Page 85 of Scored


Font Size:  

“It wasn’t you. It was me.”

That has her freezing, brows shooting up nearly to her hairline. “It wasn’t you. It was me? Seriously?” She shoves me away, picks up the wine glass again. “You’re using that fucking line right now.”

“It’s n-not a line,” I stammer, heart filling with ice. This isn’t my friend, my wife, my lover. This is Brit Plantain, the fearsome hockey player who will let nothing stand in her way.

Even me.

“Bullshit,” she snaps. “Do you know how long I wrestled with all of that—the pressure of mom and wife, of doing my fucking job, of being woman enough for a man like you? And thinking all this time that I failed, that I wasn’tgood enough or pretty enough or attractive enough or feminine enough. Thinking that I was fucking up every single aspect of my life, and now—” She throws a hand out, sloshing wine over the rim of the glass. “Now you’re telling me you made a mistake. A mistake!”

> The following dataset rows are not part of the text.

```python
def fft_len(n: int) -> int:
    m = n + (n & 1)
    while True:
        r, odd = m, 0
        for q in (2, 3, 5, 7, 11, 13):
            if q > 2 and r % q == 0:
                odd += 1
            while r % q == 0:
                r //= q
# ... 185 lines not shown
                    u._sp3d_direct = _lib.conv_weights_split(wc)
            for u in (u1, u2):
                if u is not None and u.shape[2] == 32 and u.shape[1] in (16, 32):
                    u._sp3d_split = _lib.wino_weights_split(u)
                elif u is not None and u.shape[2] == 64 and u.shape[1] in (32, 64):
                    u._sp3d_split = _lib.wino_weights_split(u, 16)
            if len(blk.skip_con) > 0:
                ws, ss = self._fold(blk.skip_con[0], blk.skip_con[1])
                t[name] = (w1, s1, w2, (s2 + ss).contiguous(), ws, u1, u2)
            else:
                t[name] = (w1, s1, w2, s2, None, u1, u2)
        res("front_res", n.front_layers[1])
        ed = n.encoder_decoder
        for name in ("encoder_res1", "encoder_res2", "mid_res", "decoder_res2", "decoder_res1", "skip_res1", "skip_res2"):
            res(name, getattr(ed, name))
        for name in ("decoder_upsample2", "decoder_upsample1"):
            blk = getattr(ed, name).block
            wT, sT = self._fold(blk[0], blk[1], transposed=True)
            wg = wT.permute(0, 2, 3, 4, 1).reshape(wT.shape[0], 8 * wT.shape[1]).contiguous()
            t[name] = (wT, sT, wg)
        self.t = t

    def _conv3(self, x, w, u, shift, mode, residual=None):
        from . import _lib
        if u is not None and self.net.winograd and x.is_contiguous(memory_format=torch.channels_last_3d) \
                and not x.is_contiguous():
            B, C, X, Y, Z = x.shape
            T = B * ((X + 1) // 2) * ((Y + 1) // 2) * ((Z + 1) // 2)
            u3 = getattr(u, "_sp3d_split", None) if getattr(self.net, "wino_split", True) else None
            if u3 is not None and u.shape[2] == 64:
                return _lib.wino_fused_conv3d_(x, u, shift, mode, residual, u3)
            if C >= 128 or (C >= 64 and 64 * T * C * 4 <= 160e6):
                return _lib.wino_conv3d_(x, u, shift, mode, residual)
            w3 = getattr(u, "_sp3d_direct", None) if getattr(self.net, "wino_split", True) and getattr(self.net, "direct_conv", True) else None
# ... 203 lines not shown
        else:
            buf = self._fft_buffer(B, cin, S, x.device)
            buf[:, :, :X, :Y, :Z].copy_(x[:, :cin])
        Yf = _lib.freq_contract(_lib.rfft3d(buf), self.t[wkey])
        y = _lib.irfft3d_(Yf, S[2])
        w1 = self.t["front_res"][0]
        cl = w1.is_contiguous(memory_format=torch.channels_last_3d) and not w1.is_contiguous()
        if cl and y.is_contiguous() and y.shape[1] % 4 == 0 and Z % 4 == 0 and 4 * Z * (y.shape[1] + 4) * 4 <= 65536:
            return _lib.crop_shift_act_cl(y, X, Y, Z, s0, True)
        y = y[:, :, :X, :Y, :Z]
        y = y.contiguous(memory_format=torch.channels_last_3d if cl else torch.contiguous_format)
        return _lib.channel_shift_act_(y, s0, 1)

    def _tail(self, x):
        from . import _lib
        x = self._res(x, "front_res")
        skip1 = self._res(x, "skip_res1")
        x = self._res(self._pool(x), "encoder_res1")
        skip2 = self._res(x, "skip_res2")
        x = self._res(self._pool(x), "encoder_res2")
        x = self._res(self._res(x, "mid_res"), "decoder_res2")
        x = self._up2x(x, "decoder_upsample2", skip2)
        x = self._res(x, "decoder_res1")
        o = self.net.output_layer
        wT, sT, wg = self.t["decoder_upsample1"]
        if self.net.winograd and self._is_cl(x) and wg.is_cuda and wT.shape[1] == 32 and x.dtype == torch.float32:
            return _lib.upsample2x_head_(x, wg, sT, skip1, o.weight, o.bias)
        x = self._up2x(x, "decoder_upsample1", skip1)
        return self._conv1(x, o.weight, o.bias)

    def _pool(self, x):
        from . import _lib
        if self._is_cl(x) and x.is_cuda and x.dtype == torch.float32 and x.shape[1] % 4 == 0 and \
                all(int(v) % 2 == 0 for v in x.shape[2:]):
            return _lib.maxpool2x(x)
        return F.max_pool3d(x, 2, 2)

    @staticmethod
    def _is_cl(x):
        return x.is_contiguous(memory_format=torch.channels_last_3d) and not x.is_contiguous()

    def _up2x(self, x, name, skip):
        from . import _lib
        wT, sT, wg = self.t[name]
        if self.net.winograd and self._is_cl(x) and wg.is_cuda and wT.shape[1] % 4 == 0:
            return _lib.upsample2x_(x, wg, sT, skip)
        return _lib.channel_shift_act_(F.conv_transpose3d(x, wT, None, 2), sT, 3, skip)

    def _conv1(self, x, w, bias=None):
        if self.net.winograd and self._is_cl(x) and x.is_cuda:
            B, C, X, Y, Z = x.shape
            O = w.shape[0]
            x2 = x.permute(0, 2, 3, 4, 1).reshape(-1, C)
            y = torch.matmul(x2, w.reshape(O, C).t()) if bias is None else torch.addmm(bias, x2, w.reshape(O, C).t())
            return y.view(B, X, Y, Z, O).permute(0, 4, 1, 2, 3)
        return F.conv3d(x, w, bias, 1, 0)


class V2VNet(nn.Module):
    def __init__(self, input_channels: int, output_channels: int):
        super().__init__()
        self.front_layers = nn.Sequential(ConvBnRelu3d(input_channels, 16, 7), Residual3d(16, 32))
# ... 97 lines not shown
```

Measured before the change: 2746.

## Fuse transposed-conv upsample GEMM with scatter and output head via split-bf16 MFMA

Adds a new kernel that does the 2x transposed-conv upsample as an in-kernel GEMM on bf16 MFMA units. It splits operands into hi/mid/lo bf16 pieces to keep near-f32 accuracy, and fuses the shift, skip add and scatter into the same kernel. This replaces the torch.matmul intermediate G plus a separate scatter kernel. A head variant also folds the final 1x1 output conv into the epilogue. An optional path fuses the J-channel head into the skip_res1 conv3 kernel, off by default. The aim is to cut the intermediate tensor's memory traffic and launches, at the cost of extra MFMA work for the precision split and heavy LDS use.

```diff
diff --git a/include/sp3d.h b/include/sp3d.h
--- a/include/sp3d.h
+++ b/include/sp3d.h
@@ -185,6 +185,16 @@
 int sp3d_upsample2x_scatter_head(const float *G, float *head, const float *shift, const float *skip, const float *wout,
                                  const float *bout, int64_t batch, int X, int Y, int Z, int O, int J, void *stream);
 
+int sp3d_upsample2x_gemm(const float *x, const void *W3, float *out, const float *shift, const float *skip, int B, int X,
+                         int Y, int Z, int C, int O, void *stream);
+
+int sp3d_upsample2x_gemm_head(const float *x, const void *W3, float *head, const float *shift, const float *skip,
+                              const float *wout, const float *bout, int B, int X, int Y, int Z, int C, int O, int J,
+                              int skip_j, void *stream);
+
+int sp3d_conv3_split_head(const float *x, const void *W3, float *head, const float *shift, const float *residual,
+                          const float *wout, int B, int X, int Y, int Z, int C, int O, int J, void *stream);
+
 #define SP3D_GBN_F32 0
 #define SP3D_GBN_F64 1
 #define SP3D_GBN_REPLICAS 16
diff --git a/selfpose3d_amd/_lib.py b/selfpose3d_amd/_lib.py
--- a/selfpose3d_amd/_lib.py
+++ b/selfpose3d_amd/_lib.py
@@ -25,7 +25,7 @@
     "sp3d_abi_version", "sp3d_error_string", "sp3d_pack_heatmaps", "sp3d_unproject_fwd", "sp3d_unproject_bwd",
     "sp3d_nms_topk_workspace_bytes", "sp3d_nms_topk", "sp3d_nms_proposals", "sp3d_soft_argmax", "sp3d_unproject_fwd_indexed",
     "sp3d_unproject_bwd_indexed", "sp3d_unproject_fwd_strided", "sp3d_fetch_ring", "sp3d_maxpool2x_cl", "sp3d_crop_shift_act_cl", "sp3d_rfft3d", "sp3d_irfft3d", "sp3d_cfft2d", "sp3d_cfft2d_ex", "sp3d_zdft_fwd_cl", "sp3d_zdft_inv_cl", "sp3d_unproject_fwd_zdft", "sp3d_cfft2d_88_tiled", "sp3d_freq_contract_ty", "sp3d_soft_argmax_grid", "sp3d_soft_argmax_grid_train", "sp3d_soft_argmax_grid_bwd", "sp3d_channel_shift_act", "sp3d_pack_heatmaps_ex",
-    "sp3d_unproject_fwd_train", "sp3d_unproject_bwd_packed", "sp3d_unproject_bwd_packed_det", "sp3d_fixed_to_float", "sp3d_gaussian_target_3d", "sp3d_render_root_heatmaps", "sp3d_freq_contract", "sp3d_freq_contract_ex", "sp3d_wino_input", "sp3d_wino_output", "sp3d_wino_fused", "sp3d_wino_fused_split", "sp3d_wino_fused_split64", "sp3d_conv3_split", "sp3d_camera_finish", "sp3d_upsample2x_scatter", "sp3d_upsample2x_scatter_head", "sp3d_render_joints_fwd", "sp3d_render_joints_bwd", "sp3d_gbn_workspace_bytes", "sp3d_gbn_forward", "sp3d_gbn_backward",
+    "sp3d_unproject_fwd_train", "sp3d_unproject_bwd_packed", "sp3d_unproject_bwd_packed_det", "sp3d_fixed_to_float", "sp3d_gaussian_target_3d", "sp3d_render_root_heatmaps", "sp3d_freq_contract", "sp3d_freq_contract_ex", "sp3d_wino_input", "sp3d_wino_output", "sp3d_wino_fused", "sp3d_wino_fused_split", "sp3d_wino_fused_split64", "sp3d_conv3_split", "sp3d_camera_finish", "sp3d_upsample2x_scatter", "sp3d_upsample2x_scatter_head", "sp3d_upsample2x_gemm", "sp3d_upsample2x_gemm_head", "sp3d_conv3_split_head", "sp3d_render_joints_fwd", "sp3d_render_joints_bwd", "sp3d_gbn_workspace_bytes", "sp3d_gbn_forward", "sp3d_gbn_backward",
 ]
 
 _lib = None
@@ -805,6 +805,97 @@
     return head.permute(0, 4, 1, 2, 3)
 
 
+def upsample_weights_split(w_gemm: torch.Tensor) -> torch.Tensor:
+    Cc, N = (int(v) for v in w_gemm.shape)
+    w = w_gemm.float()
+    hi = w.bfloat16()
+    r = w - hi.float()
+    mid = r.bfloat16()
+    lo = (r - mid.float()).bfloat16()
+    pieces = torch.stack([lo, hi, mid, hi], 0).reshape(4, Cc // 8, 2, 4, N)
+    return pieces.permute(1, 2, 4, 0, 3).contiguous()
+
+
+def _upsample_args(x: torch.Tensor, W3: torch.Tensor, shift: torch.Tensor, skip: torch.Tensor, skip_c: Optional[int],
+                   what: str):
+    _require_cuda(x, "x")
+    B, Cc, X, Y, Z = (int(v) for v in x.shape)
+    if not x.is_contiguous(memory_format=torch.channels_last_3d) or x.dtype != torch.float32:
+        raise Sp3dError(f"{what}: float32 channels_last_3d activations expected")
+    if W3.dtype != torch.bfloat16 or not W3.is_contiguous() or tuple(W3.shape[:2]) != (Cc // 8, 2) or W3.shape[2] % 8:
+        raise Sp3dError(f"{what}: weight records of upsample_weights_split expected")
+    O = int(W3.shape[2]) // 8
+    if shift.dtype != torch.float32 or not shift.is_contiguous() or shift.numel() != O or shift.device != x.device:
+        raise Sp3dError(f"{what}: shift must be {O} contiguous float32 values on the activations' device")
+    want = (B, O if skip_c is None else skip_c, 2 * X, 2 * Y, 2 * Z)
+    if skip.dtype != torch.float32 or tuple(skip.shape) != want or skip.device != x.device:
+        raise Sp3dError(f"{what}: float32 skip of shape {want} expected")
+    if not skip.is_contiguous(memory_format=torch.channels_last_3d):
+        skip = skip.contiguous(memory_format=torch.channels_last_3d)
+    return B, Cc, X, Y, Z, O, skip
+
+
+def upsample2x_gemm_(x: torch.Tensor, W3: torch.Tensor, shift: torch.Tensor, skip: torch.Tensor) -> torch.Tensor:
+    lib = load()
+    B, Cc, X, Y, Z, O, skip = _upsample_args(x, W3, shift, skip, None, "upsample2x_gemm_")
+    out = torch.empty((B, 2 * X, 2 * Y, 2 * Z, O), dtype=torch.float32, device=x.device).permute(0, 4, 1, 2, 3)
+    lib.sp3d_upsample2x_gemm.restype = C.c_int
+    lib.sp3d_upsample2x_gemm.argtypes = [C.c_void_p] * 5 + [C.c_int] * 6 + [C.c_void_p]
+    check(lib.sp3d_upsample2x_gemm(x.data_ptr(), W3.data_ptr(), out.data_ptr(), shift.data_ptr(), skip.data_ptr(), B, X, Y,
+                                   Z, Cc, O, _stream(x.device)), "sp3d_upsample2x_gemm")
+    return out
+
+
+def _head_weights(w_out: torch.Tensor, b_out: Optional[torch.Tensor], O: int, device):
+    J = int(w_out.shape[0])
+    if w_out.numel() != J * O:
+        raise Sp3dError(f"head weights: (J, {O}, 1, 1, 1) expected, got {tuple(w_out.shape)}")
+    wo = w_out.reshape(J, O).contiguous().float()
+    bo = (b_out if b_out is not None else torch.zeros(J, device=device)).contiguous().float()
+    if bo.numel() != J:
+        raise Sp3dError(f"head bias: {J} values expected")
+    return J, wo, bo
+
+
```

I snag the glass from her again, setting it on the table before reaching for her.

Only, she bats my hands away. “Don’t touch me.”

Normally, I wouldn’t push this, but the pain in her eyes, the fragile way she’s holding herself…I know I can’t let that distance remain, not when I’ve let it grow and burn and fester inside her.

So, I ignore her and draw her close, pinning her arms down at her sides, tucking her against me. “It’s not bullshit when I say that I haven’t so much as looked at another woman since you’ve been in my life. You’re it for me, baby.”

“Then why—” Her voice breaks. “Why did you do this to us?”

I still, stomach knotting, bile burning the back of my throat.

And I know…I know I have to tell her.

All of it.

Not the half-truths and easy explanations.

The last card I’ve been holding close.

The one that’s?—

Well, the one that was the sole reason I ever considered leaving the woman I loved.

I open my mouth. “Baby, I?—”

And the doorbell rings.

Thirty

Brit

Finally.

Finally, I felt like we were getting somewhere.

And the fucking doorbell rings.

“Ignore it,” I whisper.

Stefan is so far from the confident, self-assured man I know as he stumbles through his next words. “I—sweetheart, it’s not what you think—or not all that you think?—”

The doorbell goes again, paired with a knock this time.

And…fuck.

I sigh.

Because we live in a gated community. Because it’s eight-thirty at night, and if someone is knocking on my door, it’s not because they’re selling vacuums. It’s likely important.